Lots of these shipowners will fail to see any economic benefit from getting consolidated, amalgamated, merged, acquired or otherwise voluntarily get off of their present equilibrium; not to mention that most of the shipyards can build handymax / handysize vessels for anyone who can afford them (and sometimes cannot afford them). Thus, the market could not stay consolidated for long, even if forced into a consolidation due to poor present dynamics. Furthermore, handymax / handysize vessels effectively can trade any type of dry bulk cargo in the world and can access all the ports of the world, causing an infinite number of cargo and port permutations.
And, we have not talked yet about the charterers of these vessels, which is an equally impressive long tail of charterers.
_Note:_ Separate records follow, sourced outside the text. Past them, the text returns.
template <int NCH, bool F3IN = true>
struct CascadeWave {
    CascadeLds<NCH, F3IN> *lds;
    int lane, half, comp;
    const lds_vdouble *xrv;
    const lds_vd2 *mixrow;
    int lane_mod9;
    double h1v[NVX_T1];
    unsigned mask;
    int chain_of_slot0;
    int n_u, n_y2, n3_done, mixbase;
    nvx_d2 mix_next;
    bool emit;
    double2 *y3; size_t y3_row0, y3_cap;
    double2 *y2_lane; int n2_done;
    int toff[NCH], tk[NCH], tidx[NCH];
    nvx_d2 tc[NCH];

    __device__ __forceinline__ void init(CascadeLds<NCH, F3IN> *l, int lane_)
    {
        lds = l; lane = lane_; half = lane >> 1; comp = lane & 1;
        xrv = (const lds_vdouble *)((const double *)&lds->X[XH + half] + comp);
        lane_mod9 = (2 * half) % 9;
        if (!F3IN && lane < 4 * NVX_MIX_N) {
            const int j9 = lane % NVX_MIX_N;
            double cr = 0.0, ci = 0.0;
#pragma unroll
            for (int j = 0; j < NVX_MIX_N; j++) if (j9 == j) { cr = NVX_MIX_CR[j]; ci = NVX_MIX_CI[j]; }
            lds->mix[0][lane % (2 * NVX_MIX_N)] = double2{ cr, ci };
            lds->mix[1][lane % (2 * NVX_MIX_N)] = double2{ cr, -ci };
        }
#pragma unroll
        for (int i = 0; i < NVX_T1; i++)
            if (NVX_H1_FIRST.first[i] == i) { h1v[i] = NVX_H1[i]; asm volatile("" : "+v"(h1v[i])); }
    }

    __device__ __forceinline__ void set_mask(unsigned chain_mask)
    {
        mask = chain_mask;
        chain_of_slot0 = (NCH == 1) ? ((mask & 1u) ? 0 : 1) : 0;
    }
    __device__ __forceinline__ void begin_unit(unsigned chain_mask, double2 *y3_, size_t row0, size_t cap, int mixbase0, int n_u0, int n_y20, bool emit0)
    {
        set_mask(chain_mask);
        mixrow = (const lds_vd2 *)&lds->mix[(comp ^ (NCH == 1 ? chain_of_slot0 : 0)) ? 0 : 1][lane_mod9];
        y3 = y3_; y3_row0 = row0; y3_cap = cap;
        mixbase = mixbase0; n_u = n_u0; n_y2 = n_y20; n3_done = 0; n2_done = 0; emit = emit0;
        if (!F3IN) mix_next = mixrow[mixbase];
    }

    __device__ __forceinline__ void begin_table_mix(int k0, int k1, int o_first)
    {
        int o = o_first + lane;
        if (o >= NVX_TUNE_TAB_N) o -= NVX_TUNE_TAB_N;
#pragma unroll
        for (int c = 0; c < NCH; c++) {
            const int ch = __builtin_amdgcn_readfirstlane((NCH == 1) ? chain_of_slot0 : c);
            const int k = ch ? k1 : k0;
            const bool nominal = k == (ch ? -NVX_TUNE_NOMINAL_K : NVX_TUNE_NOMINAL_K);
            tk[c] = ((k % NVX_TUNE_TAB_N) + NVX_TUNE_TAB_N) % NVX_TUNE_TAB_N;
            toff[c] = nominal ? NVX_TUNE_TAB_N * (1 + ch) : 0;
            tidx[c] = (tk[c] * o) % NVX_TUNE_TAB_N;
        }
    }
    __device__ __forceinline__ void tune_fetch(const double2 *tab)
    {
#pragma unroll
        for (int c = 0; c < NCH; c++) {
            tc[c] = *(const nvx_d2 *)(tab + toff[c] + tidx[c]);
            tidx[c] += (64 * tk[c]) % NVX_TUNE_TAB_N;
            if (tidx[c] >= NVX_TUNE_TAB_N) tidx[c] -= NVX_TUNE_TAB_N;
        }
    }

    __device__ __forceinline__ void tune_ready()
    {
#pragma unroll
        for (int c = 0; c < NCH; c++) asm volatile("" :: "v"(tc[c].x), "v"(tc[c].y));
    }

    __device__ __forceinline__ void begin_unit_y2(double2 *y2buf, size_t pitch, int row0, int row1, size_t first)
    {
        const int ch = (NCH == 1) ? chain_of_slot0 : (lane >> 5);
        const int row = ch ? row1 : row0;
        y2_lane = row < 0 ? nullptr : y2buf + ((size_t)row * pitch + NVX_Y2_PREFIX + first);
    }

    __device__ __forceinline__ unsigned long long state_in(const double2 *st_in)
    {
        unsigned long long f = 0;
        if (lane < 36) {
            const int v = lane + 4;
            const double2 x = state_load(st_in + lane);
            f ^= seal_pair<0>(x);
            lds->X[(v & 7) * XS + (v >> 3)] = x;
        }
#pragma unroll
        for (int c = 0; c < NCH; c++) {
            const int ch = (NCH == 1) ? chain_of_slot0 : c;
            const double2 *su = st_in + 36 + ch * (46 + 70);
            if (lane < 46) { const double2 u = state_load(su + lane); f ^= (c ? seal_pair<4>(u) : seal_pair<1>(u)); lds->U[c][lane] = u; }
            if constexpr (F3IN) {
                const double2 y = state_load(su + 46 + lane);
                f ^= (c ? seal_pair<5>(y) : seal_pair<2>(y));
                lds->Y2[c][lane] = y;
                if (lane < 6) { const double2 t = state_load(su + 46 + 64 + lane); f ^= (c ? seal_pair<6>(t) : seal_pair<3>(t)); lds->Y2[c][64 + lane] = t; }
            }
        }
        return f;
    }
    __device__ __forceinline__ void state_zero()
    {
        const double2 zero = { 0.0, 0.0 };
        if (lane < XPH * XH) lds->X[(lane & 7) * XS + (lane >> 3)] = zero;
#pragma unroll
        for (int c = 0; c < NCH; c++) {
            for (int i = lane; i < 46 + NVX_PREROLL_U; i += 64) lds->U[c][i] = zero;
            if constexpr (F3IN) for (int i = lane; i < 70 + NVX_PREROLL_Y2; i += 64) lds->Y2[c][i] = zero;
        }
    }
    __device__ __forceinline__ unsigned long long state_out(double2 *st)
    {
        unsigned long long f = 0;
        if (lane < 36) {
            const int v = lane + 4;
            const double2 x = lds->X[(v & 7) * XS + (v >> 3)];
            f ^= seal_pair<0>(x);
            state_store(st + lane, x);
        }
#pragma unroll
        for (int c = 0; c < NCH; c++) {
            const int ch = (NCH == 1) ? chain_of_slot0 : c;
            double2 *su = st + 36 + ch * (46 + 70);
            if (lane < 46) { const double2 u = lds->U[c][lane]; f ^= (c ? seal_pair<4>(u) : seal_pair<1>(u)); state_store(su + lane, u); }
            if constexpr (F3IN) {
                const double2 y = lds->Y2[c][lane];
                f ^= (c ? seal_pair<5>(y) : seal_pair<2>(y));
                state_store(su + 46 + lane, y);
                if (lane < 6) { const double2 t = lds->Y2[c][64 + lane]; f ^= (c ? seal_pair<6>(t) : seal_pair<3>(t)); state_store(su + 46 + 64 + lane, t); }
            }
        }
        return f;
    }

    __device__ __forceinline__ void compute_pass(const bool table_mix = false)
    {
        nvx_d2 c0 = { 0.0, 0.0 }, c1 = { 0.0, 0.0 };
        if (!table_mix) { c0 = mix_next; c1 = mixrow[mixbase + 1]; mix_next = c1; }
        nvx_d2 tail = { 0.0, 0.0 };
        if (lane < XPH * XH) tail = *(const lds_vd2 *)&lds->X[(lane & 7) * XS + 32 + (lane >> 3)];
        double xs[NVX_T1 + 4];
        constexpr int F1N = NVX_T1 + 4, F1NG = (F1N + NVX_F1_GROUP - 1) / NVX_F1_GROUP;
#pragma unroll
        for (int j = 0; j < NVX_F1_AHEAD * NVX_F1_GROUP; j++) xs[j] = xrv[f1_offset(j)];
        double a0 = 0.0, a1 = 0.0;
#pragma unroll
        for (int g = 0; g < F1NG; g++) {
            if (g + NVX_F1_AHEAD < F1NG) {
                NVX_PIN_AFTER(a1);
#pragma unroll
                for (int j = (g + NVX_F1_AHEAD) * NVX_F1_GROUP; j < (g + NVX_F1_AHEAD + 1) * NVX_F1_GROUP && j < F1N; j++) xs[j] = xrv[f1_offset(j)];
            }
            const int lo = g * NVX_F1_GROUP, hi = (lo + NVX_F1_GROUP < F1N ? lo + NVX_F1_GROUP : F1N) - 1;
            if (hi > lo) asm volatile("" : "+v"(xs[lo]) : "v"(xs[hi]));
#pragma unroll
            for (int j = lo; j <= hi; j++) {
                if (j < NVX_T1) a1 += h1v[NVX_H1_FIRST.first[j]] * xs[j];
                if (j >= 4) a0 += h1v[NVX_H1_FIRST.first[j - 4]] * xs[j];
            }
        }
        if (table_mix) {
            const double o0 = dpp_swap_pairs_f64(a0), o1 = dpp_swap_pairs_f64(a1);
#pragma unroll
            for (int c = 0; c < NCH; c++) {
                const nvx_d2 tp = { dpp_swap_pairs_f64(tc[c].x), dpp_swap_pairs_f64(tc[c].y) };
                const nvx_d2 c0t = comp ? tp : tc[c], c1t = comp ? tc[c] : tp;
                const double A0 = a0 * c0t.x, A1 = a1 * c1t.x;
                const double B0 = o0 * c0t.y, B1 = o1 * c1t.y;
                double *uw = (double *)&lds->U[c][46 + n_u + 2 * half] + comp;
                uw[0] = comp ? A0 + B0 : A0 - B0;
                uw[2] = comp ? A1 + B1 : A1 - B1;
            }
        } else {
            const double o0 = dpp_swap_pairs_f64(a0), o1 = dpp_swap_pairs_f64(a1);
            const double A0 = a0 * c0.x, A1 = a1 * c1.x;
            const double B0 = o0 * c0.y, B1 = o1 * c1.y;
#pragma unroll
            for (int c = 0; c < NCH; c++) {
                const int ch = (NCH == 1) ? chain_of_slot0 : c;
                double *uw = (double *)&lds->U[c][46 + n_u + 2 * half] + comp;
                uw[0] = (NCH == 1 || ch == 0) ? A0 + B0 : A0 - B0;
                uw[2] = (NCH == 1 || ch == 0) ? A1 + B1 : A1 - B1;
            }
        }
        n_u += 64;
        if (!table_mix) { mixbase += 1; if (mixbase == NVX_MIX_N) mixbase = 0; }
        NVX_WAVE_LDS_FENCE();
        if (lane < XPH * XH) *(lds_vd2 *)&lds->X[(lane & 7) * XS + (lane >> 3)] = tail;
        NVX_WAVE_LDS_FENCE();

        constexpr int U_RUN = Geo<NCH>::U_RUN, Y2_PER_RUN = Geo<NCH>::Y2_PER_RUN;
        constexpr int Y2_RUN = Geo<NCH>::Y2_RUN, Y3_PER_RUN = Geo<NCH>::Y3_PER_RUN;
        const int f2c = (NCH == 2) ? (lane >> 5) : 0;
        const int f2o = (NCH == 2) ? ((lane >> 1) & 15) : half;
        constexpr int UT1 = 46 + Geo<NCH>::U_LEFT_MAX - 64;
        while (n_u >= U_RUN) {
            nvx_d2 ut0[NCH], ut1[NCH];
#pragma unroll
            for (int c = 0; c < NCH; c++) {
                ut0[c] = *(const lds_vd2 *)&lds->U[c][U_RUN + lane];
                ut1[c] = *(const lds_vd2 *)&lds->U[c][U_RUN + 64 + (lane < UT1 ? lane : UT1 - 1)];
            }
            {
                const lds_vdouble *ub = (const lds_vdouble *)((const double *)&lds->U[f2c][7 * f2o] + comp);
                double xs2[NVX_T2], acc = 0.0;
#pragma unroll
                for (int i = 0; i < NVX_F23_AHEAD; i++) xs2[i] = ub[2 * (52 - i)];
                nvx_static_for<0, NVX_T2>([&](auto ic) {
                    constexpr int i = decltype(ic)::value;
                    if constexpr (i + NVX_F23_AHEAD < NVX_T2) { NVX_PIN_AFTER(acc); xs2[i + NVX_F23_AHEAD] = ub[2 * (52 - (i + NVX_F23_AHEAD))]; }
                    acc += NVX_H2[i] * xs2[i];
                });
                if constexpr (F3IN) {
                    if (NCH == 1 || ((mask >> f2c) & 1u)) ((double *)&lds->Y2[f2c][70 + n_y2 + f2o])[comp] = acc;
                } else {
                    if (emit && y2_lane) ((double *)(y2_lane + n2_done + f2o))[comp] = acc;
                }
            }
            NVX_WAVE_LDS_FENCE();
            const int keep = 46 + n_u - U_RUN;
#pragma unroll
            for (int c = 0; c < NCH; c++) {
                if (lane < keep) *(lds_vd2 *)&lds->U[c][lane] = ut0[c];
                if (lane + 64 < keep) *(lds_vd2 *)&lds->U[c][64 + lane] = ut1[c];
            }
            NVX_WAVE_LDS_FENCE();
            n_u -= U_RUN;
            if constexpr (!F3IN) { if (emit) n2_done += Y2_PER_RUN; continue; }
            n_y2 += Y2_PER_RUN;

            if constexpr (F3IN) if (n_y2 >= Y2_RUN) {
                const int f3c = (NCH == 2) ? ((lane >> 4) & 1) : 0;
                const int f3o = half & (Y3_PER_RUN - 1);
                const bool f3live = lane < 2 * Y3_PER_RUN * NCH;
                nvx_d2 yt0[NCH], yt1[NCH];
#pragma unroll
                for (int c = 0; c < NCH; c++) {
                    yt0[c] = *(const lds_vd2 *)&lds->Y2[c][Y2_RUN + lane];
                    yt1[c] = *(const lds_vd2 *)&lds->Y2[c][Y2_RUN + 64 + (lane < 6 ? lane : 5)];
                }
                {
                    const int ch = (NCH == 1) ? chain_of_slot0 : f3c;
                    const lds_vdouble *yb = (const lds_vdouble *)((const double *)&lds->Y2[f3c][10 * f3o] + comp);
                    double xs3[NVX_T3], acc = 0.0;
#pragma unroll
                    for (int i = 0; i < NVX_F23_AHEAD; i++) xs3[i] = yb[2 * (79 - i)];
                    nvx_static_for<0, NVX_T3>([&](auto ic) {
                        constexpr int i = decltype(ic)::value;
                        if constexpr (i + NVX_F23_AHEAD < NVX_T3) { NVX_PIN_AFTER(acc); xs3[i + NVX_F23_AHEAD] = yb[2 * (79 - (i + NVX_F23_AHEAD))]; }
                        acc += NVX_H3[i] * xs3[i];
                    });
                    if (emit && f3live && (NCH == 1 || ((mask >> f3c) & 1u))) {
                        double *out = (double *)(y3 + (y3_row0 + (size_t)ch * y3_cap + n3_done + f3o));
                        out[comp] = acc;
                    }
                }
                NVX_WAVE_LDS_FENCE();
                const int keep3 = 70 + n_y2 - Y2_RUN;
#pragma unroll
                for (int c = 0; c < NCH; c++) {
                    if (lane < keep3) *(lds_vd2 *)&lds->Y2[c][lane] = yt0[c];
                    if (lane + 64 < keep3) *(lds_vd2 *)&lds->Y2[c][64 + lane] = yt1[c];
                }
                NVX_WAVE_LDS_FENCE();
                n_y2 -= Y2_RUN;
                n3_done += Y3_PER_RUN;
            }
        }
    }
};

The common denominator among them is their desire for the lowest transport cost for their cargoes - condition of the vessels, wellbeing of seafarers, regulatory environment be damned by a great deal of these charterers – the sorry state of the truth, politically correct or not [this statement is not an opinion or comment in any way, just a sharp-tongued observation]. In certain markets, consolidation seems it is not practically doable given the existing dynamics of the market and the prospects that such dynamics can change in the long run.
And for the markets where consolidation can be feasible, the argument’s prime mover is that larger fleets call for efficiencies, efficiencies ad infinitum according to certain presentations. We all know that life and business are not a straight lines, and a fleet of forty uniform vessels is not twice as efficient as a fleet of twenty vessels, which is not twice as efficient as the fleet of ten vessels, etc. Clearly fleets of fewer than five vessels are completely inefficient, but where does the marginal benefit of adding more vessels to a fleet stop being worthy of the additional consolidation? We are not aware of any academic studies, but empirical evidence from many markets concentrates around the number of thirty vessels. Some publicly listed companies want us to believe that fleets of one hundred vessels are the most efficient, but we are not convinced that the magic number one hundred is the result of business amalgamation rather than a convincing coherent business strategy.
There are so much in savings from IT and admin to be derived and so many synergies and discounts to be obtained, that a lousy freight market can save. A shipping company in a consolidated market segment may have a higher probability of survival in a bad market, but the law of gravity is universal, and when gravity exceeds buoyancy, the result is a downward movement.
Consolidating or not, the shipping industry has proven that it’s not always like other industries; what has worked in other industries is not always applicable to shipping, at least not for the broad ocean of vessel ownership in all markets and corners of the world.
The opinions expressed herein are the author's and not necessarily those of The Maritime Executive.